Ihre Haare sind raspelkurz. Aber sie wachsen wieder. In das Gesicht, viele Wochen wie versteinert vor Angst, ist das Lächeln zurückgekehrt. "Ich lebe wieder", sagt Kati M., während sie sich auf die Chemotherapie in der onkologischen Tagesklinik des Cottbuser Carl-Thiem-Klinikums vorbereitet. Im vergangenen Herbst hatte die Sprembergerin selbst einen Knoten an der rechten Brust getastet. Nicht größer als ein Kirschkern war er. Und doch hat er ihr von Anfang an eine fürchterliche Angst eingejagt.Von einer Untersuchung zur nächsten ist diese Angst gewachsen. "Nach der Biopsie erhielt ich die Diagnose: bösartig. Ich wäre fast gestorben, habe regelrecht mit den Zähnen geklappert", erinnert sich die 46-Jährige. Zumal ihre Mutter an den Folgen einer Krebserkrankung starb. Kati M. wurde operiert. Brusterhaltend. Dann die erste Chemotherapie. "Ich konnte mich kaum noch bewegen, nicht sprechen, die Haare gingen aus. Ich lag nur im Bett und nahm zu", so empfand sie es. Nicht mal ihren fünfjährigen Sohn wagte sie noch richtig zu umarmen vor Furcht, sie könnte sich irgendein Virus einfangen.

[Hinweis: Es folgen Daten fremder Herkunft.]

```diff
diff --git a/vslam_pose_estimation_framework_amd/csrc/staging_plan.h b/vslam_pose_estimation_framework_amd/csrc/staging_plan.h
--- /dev/null
+++ b/vslam_pose_estimation_framework_amd/csrc/staging_plan.h
@@ -0,0 +1,40 @@
+#pragma once
+#include <stdint.h>
+#include "exp_fixed.h"
+
+#define VS_STAGE_THREADS 256
+#define VS_PLANE_LIMIT 0x80000000ull
+
+VS_XD inline bool plane_fits_32(int64_t rows, int64_t row_bytes) {
+  return rows >= 0 && row_bytes >= 0 && (uint64_t)rows * (uint64_t)row_bytes < VS_PLANE_LIMIT;
+}
+VS_XD inline uint32_t plane_offset(int gy, int stride, int xb) { return (uint32_t)gy * (uint32_t)stride + (uint32_t)xb; }
+VS_XD inline int clamp_row(int y, int rows) {
+#if defined(__HIP_DEVICE_COMPILE__)
+  int r;
+  asm("v_med3_i32 %0, %1, 0, %2" : "=v"(r) : "v"(y), "v"(rows - 1));
+  return r;
+#else
+  return y < 0 ? 0 : (y > rows - 1 ? rows - 1 : y);
+#endif
+}
+
+template <int RH, int CPR>
+struct StagingPlan {
+  static constexpr int NT = VS_STAGE_THREADS;
+  static constexpr int ITEMS = RH * CPR;
+  static constexpr int LOADS = (ITEMS + NT - 1) / NT;
+  static constexpr int DROW = NT / CPR, DCHUNK = NT % CPR;
+  static_assert(CPR >= 1 && CPR <= NT, "a step of 256 items carries at most once");
+  int row, chunk;
+  VS_XD static constexpr StagingPlan first(int tid) { return StagingPlan{tid / CPR, tid % CPR}; }
+  VS_XD constexpr void step() {
+    row += DROW; chunk += DCHUNK;
+    if (chunk >= CPR) { chunk -= CPR; ++row; }
+  }
+  VS_XD constexpr bool carries() const { return chunk + DCHUNK >= CPR; }
+  VS_XD static constexpr uint32_t step_bytes(uint32_t row_bytes, uint32_t chunk_bytes) { return (uint32_t)DROW * row_bytes + (uint32_t)DCHUNK * chunk_bytes; }
+  VS_XD static constexpr uint32_t carry_bytes(uint32_t row_bytes, uint32_t chunk_bytes) { return row_bytes - (uint32_t)CPR * chunk_bytes; }
+  VS_XD static constexpr bool has(int tid, int u) { return u < LOADS - 1 || tid + NT * u < ITEMS; }
+  VS_XD constexpr bool inside() const { return row < RH; }
+};
```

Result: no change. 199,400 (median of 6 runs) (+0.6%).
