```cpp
SsnPlan ssn_plan(uint32_t S, uint64_t seg_bound, uint64_t V) {
    SsnPlan p;
    const uint64_t nt = std::max<uint64_t>(1, (seg_bound + SN_TILE - 1) / SN_TILE);
    const uint64_t target = SN_TARGET_WGS;
    uint64_t per = (nt * S + target - 1) / target;
    if (per < 1) per = 1;
    if (per > nt) per = nt;
    p.per = (uint32_t)per;
    p.G = (uint32_t)((nt + per - 1) / per);
    p.tie_grid = (uint32_t)((seg_bound + SN_TIE_ROWS - 1) / SN_TIE_ROWS);

    const size_t SG = (size_t)S * p.G;
    size_t at = 0;
    auto take = [&at](size_t words, bool even = false) {
        if (even) at += at & 1u;
        const size_t off = at;
        at += words;
        return off;
    };
    p.ws = take((size_t)S * SN_WS_WORDS);
    p.cntm = take(SG * SN_NBUCKET);
    p.stage_cnt = take(SG);
    p.c0p = take(2 * SG, true);
    p.seg_n = take(S);
    p.seg_out = take((size_t)S + 1);
    p.sub_k = take((size_t)SN_NWH * S);
    p.ids = take((size_t)((V + 1) / 2));
    p.npart = take(SN_NODE_PARTIAL_WORDS * SG, true);
    p.total_words = at;
    return p;
}

int ssn_keys_all(const char *option, bool has_patterns) {
    if (!option || !*option || std::strcmp(option, "auto") == 0) return has_patterns ? 0 : 1;
    if (std::strcmp(option, "all") == 0) return 1;
    if (std::strcmp(option, "needed") == 0) return has_patterns ? 0 : -1;
    return -1;
}

bool ssn_ties_async(int option, bool clocked, bool on_side_stream, bool have_side_stream) {
    if (clocked || on_side_stream || !have_side_stream) return false;
    return option > 0 || (option < 0 && SSN_TIES_ASYNC_AUTO);
}

}
```

pantax_amd/csrc/ssn_plan.hpp:

```cpp
#pragma once
#include <cstddef>
#include <cstdint>

namespace ptx {

#ifndef SN_LEVELS
#define SN_LEVELS 10
#endif
constexpr int SN_SAMPLE = 4096;
constexpr int SN_NLEAF = 1 << SN_LEVELS;
constexpr int SN_NBUCKET = 2 * SN_NLEAF;
#ifndef SN_ITEMS_N
#define SN_ITEMS_N 8
#endif
constexpr int SN_ITEMS = SN_ITEMS_N;
constexpr int SN_TILE = 256 * SN_ITEMS;
constexpr uint32_t SN_TARGET_WGS = 8192;
constexpr uint32_t SN_TIE_ROWS = 8192;
#ifndef SN_HEAD_PAIRS
#define SN_HEAD_PAIRS 64
#endif
constexpr int SN_HP = SN_HEAD_PAIRS, SN_NWH = SN_NLEAF / SN_HP;
constexpr bool SSN_TIES_ASYNC_AUTO = false;
constexpr uint64_t SSN_MAX_SEG = 1ull << 26;

constexpr size_t SN_OFF_FLAGS = 0;
constexpr size_t SN_OFF_TREE = 4;
constexpr size_t SN_OFF_SAMP = SN_OFF_TREE + 4 * SN_NLEAF;
constexpr size_t SN_OFF_START = SN_OFF_SAMP + 2 * 2 * SN_SAMPLE;
constexpr size_t SN_OFF_MED = SN_OFF_START + SN_NBUCKET + 4;
constexpr size_t SN_OFF_BIG = SN_OFF_MED + SN_NBUCKET;
constexpr size_t SN_WS_WORDS = SN_OFF_BIG + SN_NBUCKET;
static_assert(SN_WS_WORDS % 4 == 0, "16-byte tree nodes");

constexpr size_t SN_NODE_PARTIAL_WORDS = 8;

struct SsnPlan {
    uint32_t G = 1, per = 1;
    uint32_t tie_grid = 1;
    size_t ws = 0;
    size_t cntm = 0;
    size_t stage_cnt = 0;
    size_t c0p = 0;
    size_t seg_n = 0;
    size_t seg_out = 0;
    size_t sub_k = 0;
    size_t ids = 0;
    size_t npart = 0;
    size_t total_words = 0;
};
SsnPlan ssn_plan(uint32_t S, uint64_t seg_bound, uint64_t V);

int ssn_keys_all(const char *option, bool has_patterns);
bool ssn_ties_async(int option, bool clocked, bool on_side_stream, bool have_side_stream);

}
```

pantax_amd/csrc/wave.hpp:

```cpp
#pragma once
#include <hip/hip_runtime.h>
#include <cstdint>

namespace ptx {

template <int CTRL>
__device__ __forceinline__ uint32_t dpp32(uint32_t v) { return (uint32_t)__builtin_amdgcn_update_dpp((int)v, (int)v, CTRL, 0xF, 0xF, false); }
template <int CTRL, class T>
__device__ __forceinline__ T dpp(T v) {
    static_assert(sizeof(T) == 4 || sizeof(T) == 8, "32- or 64-bit lanes");
    if constexpr (sizeof(T) == 4) {
        uint32_t u; __builtin_memcpy(&u, &v, 4); u = dpp32<CTRL>(u);
        T r; __builtin_memcpy(&r, &u, 4); return r;
    } else {
        uint64_t u; __builtin_memcpy(&u, &v, 8);
        uint32_t lo = dpp32<CTRL>((uint32_t)u), hi = dpp32<CTRL>((uint32_t)(u >> 32));
        u = ((uint64_t)hi << 32) | lo;
        T r; __builtin_memcpy(&r, &u, 8); return r;
    }
}
template <class T>
__device__ __forceinline__ T lane_get(T v, int lane) {
    if constexpr (sizeof(T) == 4) {
        uint32_t u; __builtin_memcpy(&u, &v, 4); u = (uint32_t)__builtin_amdgcn_readlane((int)u, lane);
        T r; __builtin_memcpy(&r, &u, 4); return r;
    } else {
        uint64_t u; __builtin_memcpy(&u, &v, 8);
        uint32_t lo = (uint32_t)__builtin_amdgcn_readlane((int)(uint32_t)u, lane), hi = (uint32_t)__builtin_amdgcn_readlane((int)(uint32_t)(u >> 32), lane);
        u = ((uint64_t)hi << 32) | lo;
        T r; __builtin_memcpy(&r, &u, 8); return r;
    }
}
template <class T, class Op>
__device__ __forceinline__ T wave_reduce(T v, Op op) {
    v = op(v, dpp<0xB1>(v)); v = op(v, dpp<0x4E>(v)); v = op(v, dpp<0x124>(v)); v = op(v, dpp<0x128>(v));
    return op(op(lane_get(v, 0), lane_get(v, 16)), op(lane_get(v, 32), lane_get(v, 48)));
}
template <class T, class Op>
__device__ __forceinline__ T row_reduce(T v, Op op) {
    v = op(v, dpp<0xB1>(v)); v = op(v, dpp<0x4E>(v)); v = op(v, dpp<0x124>(v)); v = op(v, dpp<0x128>(v));
    return v;
}
template <class A, class B, class Better>
__device__ __forceinline__ void wave_reduce_pair(A &a, B &b, Better better) {
#define PTX_PAIR_STEP(CTRL) { A a2 = dpp<CTRL>(a); B b2 = dpp<CTRL>(b); if (better(a2, b2, a, b)) { a = a2; b = b2; } }
    PTX_PAIR_STEP(0xB1) PTX_PAIR_STEP(0x4E) PTX_PAIR_STEP(0x124) PTX_PAIR_STEP(0x128)
#undef PTX_PAIR_STEP
    A ra = lane_get(a, 0); B rb = lane_get(b, 0);
#pragma unroll
    for (int r = 16; r < 64; r += 16) { A a2 = lane_get(a, r); B b2 = lane_get(b, r); if (better(a2, b2, ra, rb)) { ra = a2; rb = b2; } }
    a = ra; b = rb;
}

__device__ __forceinline__ uint32_t wave_shr1(uint32_t v, uint32_t fill = 0u) {
    return (uint32_t)__builtin_amdgcn_update_dpp((int)fill, (int)v, 0x138, 0xF, 0xF, false);
}
__device__ __forceinline__ uint32_t wave_shr1z(uint32_t v) { return (uint32_t)__builtin_amdgcn_update_dpp(0, (int)v, 0x138, 0xF, 0xF, true); }
__device__ __forceinline__ uint32_t wave_incl_scan_dpp(uint32_t v) {
    v += (uint32_t)__builtin_amdgcn_update_dpp(0, (int)v, 0x111, 0xF, 0xF, true);
    v += (uint32_t)__builtin_amdgcn_update_dpp(0, (int)v, 0x112, 0xF, 0xF, true);
    v += (uint32_t)__builtin_amdgcn_update_dpp(0, (int)v, 0x114, 0xF, 0xF, true);
    v += (uint32_t)__builtin_amdgcn_update_dpp(0, (int)v, 0x118, 0xF, 0xF, true);
    v += (uint32_t)__builtin_amdgcn_update_dpp(0, (int)v, 0x142, 0xA, 0xF, false);
    v += (uint32_t)__builtin_amdgcn_update_dpp(0, (int)v, 0x143, 0xC, 0xF, false);
    return v;
}

__device__ __forceinline__ uint32_t wave_incl_scan(uint32_t v) {
    const int lane = threadIdx.x & 63;
#pragma unroll
    for (int d = 1; d < 64; d <<= 1) {
        uint32_t t = __shfl_up(v, d);
        if (lane >= d) v += t;
    }
    return v;
}
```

Irgendwann wollte sie nicht mehr nur zusehen, wie der eigene Körper verfiel. Sie begann sich gemeinsam mit ihrem Mann dafür zu interessieren, was sie selbst beitragen kann, um dem Krebs die Stirn zu bieten. "Vorher hatte ich gar keine Ahnung, welche Möglichkeiten es gibt. Aber je mehr ich recherchiert habe, umso mehr verschwand in mir die Angst", schildert sie.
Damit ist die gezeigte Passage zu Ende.